template <int MIS, int COOP>
__global__ __launch_bounds__(kWave) void rx_service_kernel(SArgs s) {
  const int lane = threadIdx.x;
  const uint32_t w = blockIdx.x, W = gridDim.x;
  const uint32_t* mw = reinterpret_cast<const uint32_t*>(s.mail);
  uint32_t last = s.last;
  uint64_t t0 = wall_clock64();
  chain_init(lane);
  for (;;) {
    const uint32_t v = lane <= (int)kExitFlag ? __hip_atomic_load(mw + lane, __ATOMIC_RELAXED, __HIP_MEMORY_SCOPE_SYSTEM) : 0u;
    if (w != 0 && (uint32_t)__builtin_amdgcn_readlane(v, kExitFlag) == s.epoch) return;
    const uint32_t k = last + 1;
    const uint32_t b = (k & 1) * 16;
    const uint32_t q = __builtin_amdgcn_readlane(v, b + 15);
    uint32_t x = q;
#pragma unroll
    for (uint32_t i = 1; i <= 13; i++) x ^= (uint32_t)__builtin_amdgcn_readlane(v, b + i);
    const bool whole = (uint32_t)__builtin_amdgcn_readlane(v, b) == q && (uint32_t)__builtin_amdgcn_readlane(v, b + 14) == x;
    if (!whole || (int32_t)(q - k) < 0) {
      if (w == 0) {
        if (wall_clock64() - t0 > s.idle_ticks) {
          if (lane == 0) {
            __hip_atomic_store(const_cast<uint32_t*>(mw) + kExitFlag, s.epoch, __ATOMIC_RELAXED, __HIP_MEMORY_SCOPE_SYSTEM);
            __hip_atomic_store(s.exit_word, s.epoch, __ATOMIC_RELEASE, __HIP_MEMORY_SCOPE_SYSTEM);
          }
          return;
        }
        __builtin_amdgcn_s_sleep(1);
      } else {
        if (wall_clock64() - t0 > s.net_ticks) return;
        for (uint32_t i = 0; i < s.poll_sleep; ++i) __builtin_amdgcn_s_sleep(1);
      }
      continue;
    }
    if (q != k) {
      last = k;
      t0 = wall_clock64();
      continue;
    }
    const uint32_t nw = __builtin_amdgcn_readlane(v, b + 1);
    if (nw == PN_SERVICE_STOP) return;
    last = k;
    const uint32_t fw = __builtin_amdgcn_readlane(v, b + 2);
    const uint32_t act = svc_active(nw & kPostN, fw & 0xffu, W + (fw >> 8));
    if (w < act) {
      SVC_T(w, 0);
      __builtin_amdgcn_fence(__ATOMIC_ACQUIRE, "");
      SVC_T(w, 1);
      const KArgsAux a = svc_args(v, b, s, k);
      SVC_T(w, 5);
      const bool linked = a.aux != nullptr;
      svc_run<MIS, COOP>(a, (nw & kPostVerify) != 0, linked, w, act, k, s.done_words + w, lane);
      SVC_T(w, 6);
      if (act > kDoneWords || linked) {
        uint32_t* cw = s.done_words + kCountWords + (k & 1);
        if (act == 1) svc_finish<true>(a, svc_links(v, b), k, cw, lane);
        else svc_count<true>(&s.dev->count[k & 1][0], a, svc_links(v, b), act < W ? act : W, k, cw, lane);
      }
      SVC_T(w, 7);
    }
    t0 = wall_clock64();
  }
}

template <int MIS, int COOP>
__global__ __launch_bounds__(kWave) void rx_service_helper_kernel(KArgsAux a, uint32_t verify, uint32_t act) {
  svc_run<MIS, COOP, true>(a, verify != 0, false, kLatWaves + blockIdx.x, act, 0, nullptr, threadIdx.x);
}

template <int MIS>
void launch_svc(bool coop, uint32_t waves, const SArgs& a, hipStream_t s) {
  if (coop) hipLaunchKernelGGL((rx_service_kernel<MIS, 1>), dim3(waves), dim3(kWave), 0, s, a);
  else hipLaunchKernelGGL((rx_service_kernel<MIS, 0>), dim3(waves), dim3(kWave), 0, s, a);
}

template <int MIS>
void launch_helpers(bool coop, uint32_t helpers, const KArgsAux& a, uint32_t verify, uint32_t act, hipStream_t s) {
  if (coop) hipLaunchKernelGGL((rx_service_helper_kernel<MIS, 1>), dim3(helpers), dim3(kWave), 0, s, a, verify, act);
  else hipLaunchKernelGGL((rx_service_helper_kernel<MIS, 0>), dim3(helpers), dim3(kWave), 0, s, a, verify, act);
}
}

struct pn_service {
  pn_ctx* ctx = nullptr;
  hipStream_t stream = nullptr;
  hipStream_t helper_stream = nullptr;
  uint32_t stride = 0, frame_off = 0;
  uint32_t helpers_max = 0;
  uint32_t post_helpers[2] = {0, 0};
  hipEvent_t helper_ev[2] = {nullptr, nullptr};
  uint64_t idle_ticks = 0, net_ticks = 0;
  SvcPost* mail = nullptr;
  bool mail_dev = false;
  uint32_t* words = nullptr;
  uint32_t post_words[2] = {0, 0};
  uint32_t tbl_post[2] = {0, 0};
  bool tbl_used[2] = {false, false};
  SvcDev* dev = nullptr;
  u32x4* scratch = nullptr;
  uint32_t seq = 0;
  uint32_t epoch = 0;
  bool running = false;
  bool coop = false;
};

namespace {
SArgs svc_sargs(const pn_service* v, uint32_t base) {
  SArgs a;
  a.mail = v->mail;
  a.scratch = v->scratch;
  a.done_words = v->words;
  a.exit_word = v->words + kExitWord;
  a.dev = v->dev;
  a.idle_ticks = v->idle_ticks;
  a.net_ticks = v->net_ticks;
  a.epoch = v->epoch;
  a.last = base;
  a.stride = v->stride;
  a.ipa_off = (v->frame_off + 14) & ~15u;
  a.avail = v->stride - v->frame_off;
  a.poll_sleep = v->mail_dev ? 1u : 16u;
  return a;
}

inline void host_sfence() { asm volatile("sfence" ::: "memory"); }

void svc_publish(SvcPost* slot, const SvcPost& q, bool wc) {
  static const bool avx = __builtin_cpu_supports("avx");
  if (wc && avx) {
    asm volatile(
        "vmovdqu (%0), %%ymm0\n\t"
        "vmovdqu 32(%0), %%ymm1\n\t"
        "vmovntdq %%ymm0, (%1)\n\t"
        "vmovntdq %%ymm1, 32(%1)\n\t"
        "sfence\n\t"
        "vzeroupper"
        :
        : "r"(&q), "r"(slot)
        : "memory", "xmm0", "xmm1");
    return;
  }
  volatile uint32_t* d = reinterpret_cast<volatile uint32_t*>(slot);
  const uint32_t* w = reinterpret_cast<const uint32_t*>(&q);
  for (int i = 1; i <= 14; ++i) d[i] = w[i];
  host_sfence();
  d[0] = w[0];
  d[15] = w[15];
  host_sfence();
}

int svc_launch_helpers(pn_service* v, uint32_t k, uint32_t helpers, const SvcPost& q) {
  KArgsAux a;
  strided_kargs(a, q.frames, q.out, q.tbl, q.mask, q.n_entries, q.max_conn, q.n & kPostN, v->stride, v->frame_off);
  a.fpw = q.fpw & 0xffu;
  const uint32_t verify = (q.n & kPostVerify) ? 1u : 0u, act = svc_active(a.n, a.fpw, kLatWaves + helpers);
  hipStream_t s = v->helper_stream;
  for_mis(v->frame_off, [&](auto mis) { launch_helpers<mis()>(v->coop, helpers, a, verify, act, s); });
  hipError_t e = hipGetLastError();
  if (e == hipSuccess && !v->helper_ev[k & 1]) e = hipEventCreateWithFlags(&v->helper_ev[k & 1], hipEventDisableTiming);
  if (e == hipSuccess) e = hipEventRecord(v->helper_ev[k & 1], s);
  if (e != hipSuccess) return hip_err(v->ctx, e, "pn_service: helper launch");
  return PN_OK;
}

int svc_launch(pn_service* v, uint32_t base) {
  pn_ctx* ctx = v->ctx;
  const SvcDev init{};
  hipError_t e = hipMemcpyAsync(v->dev, &init, sizeof(SvcDev), hipMemcpyHostToDevice, v->stream);
  if (e == hipSuccess) e = hipStreamSynchronize(v->stream);
  if (e != hipSuccess) return hip_err(ctx, e, "pn_service: device state");
  if (++v->epoch == 0) ++v->epoch;
  const SArgs a = svc_sargs(v, base);
  for_mis(v->frame_off, [&](auto mis) { launch_svc<mis()>(v->coop, kLatWaves, a, v->stream); });
  e = hipGetLastError();
  if (e != hipSuccess) return hip_err(ctx, e, "pn_service: launch");
  v->running = true;
  return PN_OK;
}

bool svc_post_ran(const pn_service* v, uint32_t k) {
  const uint32_t words = v->post_words[k & 1];
  if (words == 0 && (int32_t)(__atomic_load_n(v->words + kCountWords + (k & 1), __ATOMIC_ACQUIRE) - k) < 0) return false;
  for (uint32_t w = 0; w < words; ++w)
    if ((int32_t)(__atomic_load_n(v->words + w, __ATOMIC_ACQUIRE) - k) < 0) return false;
  if (v->post_helpers[k & 1] && hipEventQuery(v->helper_ev[k & 1]) != hipSuccess) return false;
  return true;
}

bool svc_post_done(const pn_service* v, uint32_t k) {
  if ((int32_t)(v->seq - k) >= 2) return true;
  if (!svc_post_ran(v, k)) return false;
  return k != v->seq || svc_post_ran(v, k - 1);
}

uint32_t svc_done(const pn_service* v) {
  if (svc_post_done(v, v->seq)) return v->seq;
  return svc_post_done(v, v->seq - 1) ? v->seq - 1 : v->seq - 2;
}

bool svc_exited(const pn_service* v) { return __atomic_load_n(v->words + kExitWord, __ATOMIC_ACQUIRE) == v->epoch; }

void svc_free(pn_service* v) {
  if (v->ctx) {
    auto& l = v->ctx->services;
    l.erase(std::remove(l.begin(), l.end(), v), l.end());
  }
  if (v->mail) (void)(v->mail_dev ? hipFree(v->mail) : hipHostFree(v->mail));
  if (v->words) (void)hipHostFree(v->words);
  if (v->dev) (void)hipFree(v->dev);
  if (v->scratch) (void)hipFree(v->scratch);
  if (v->stream) (void)hipStreamDestroy(v->stream);
  if (v->helper_stream) (void)hipStreamDestroy(v->helper_stream);
  for (hipEvent_t ev : v->helper_ev)
    if (ev) (void)hipEventDestroy(ev);
  delete v;
}
}

int pn_internal::svc_release_table(pn_ctx* ctx, int buf) {
  for (pn_service* v : ctx->services) {
    if (!v->tbl_used[buf]) continue;
    const uint32_t id = v->tbl_post[buf];
    if ((int32_t)(v->seq - id) < 2 && !svc_post_done(v, id)) {
      const int rc = pn_service_wait(v, id);
      if (rc) return rc;
    }
    v->tbl_used[buf] = false;
  }
  return PN_OK;
}

extern "C" {

int pn_service_open(pn_ctx* ctx, uint32_t slot_stride, uint32_t frame_off, uint32_t idle_ms, pn_service** out) {
  return pn_service_open_ex(ctx, slot_stride, frame_off, idle_ms, 0, out);
}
--------------------------------------------------
- **Problem**
Every line above from the line with "const uint32_t nw" to the line with "1>), dim3(waves), dim3(kWave), 0, s, a);" is wanted, ends included; write them out exactly and add no other line.

- **Answer**
    const uint32_t nw = __builtin_amdgcn_readlane(v, b + 1);
    if (nw == PN_SERVICE_STOP) return;
    last = k;
    const uint32_t fw = __builtin_amdgcn_readlane(v, b + 2);
    const uint32_t act = svc_active(nw & kPostN, fw & 0xffu, W + (fw >> 8));
    if (w < act) {
      SVC_T(w, 0);
      __builtin_amdgcn_fence(__ATOMIC_ACQUIRE, "");
      SVC_T(w, 1);
      const KArgsAux a = svc_args(v, b, s, k);
      SVC_T(w, 5);
      const bool linked = a.aux != nullptr;
      svc_run<MIS, COOP>(a, (nw & kPostVerify) != 0, linked, w, act, k, s.done_words + w, lane);
      SVC_T(w, 6);
      if (act > kDoneWords || linked) {
        uint32_t* cw = s.done_words + kCountWords + (k & 1);
        if (act == 1) svc_finish<true>(a, svc_links(v, b), k, cw, lane);
        else svc_count<true>(&s.dev->count[k & 1][0], a, svc_links(v, b), act < W ? act : W, k, cw, lane);
      }
      SVC_T(w, 7);
    }
    t0 = wall_clock64();
  }
}

template <int MIS, int COOP>
__global__ __launch_bounds__(kWave) void rx_service_helper_kernel(KArgsAux a, uint32_t verify, uint32_t act) {
  svc_run<MIS, COOP, true>(a, verify != 0, false, kLatWaves + blockIdx.x, act, 0, nullptr, threadIdx.x);
}

template <int MIS>
void launch_svc(bool coop, uint32_t waves, const SArgs& a, hipStream_t s) {
  if (coop) hipLaunchKernelGGL((rx_service_kernel<MIS, 1>), dim3(waves), dim3(kWave), 0, s, a);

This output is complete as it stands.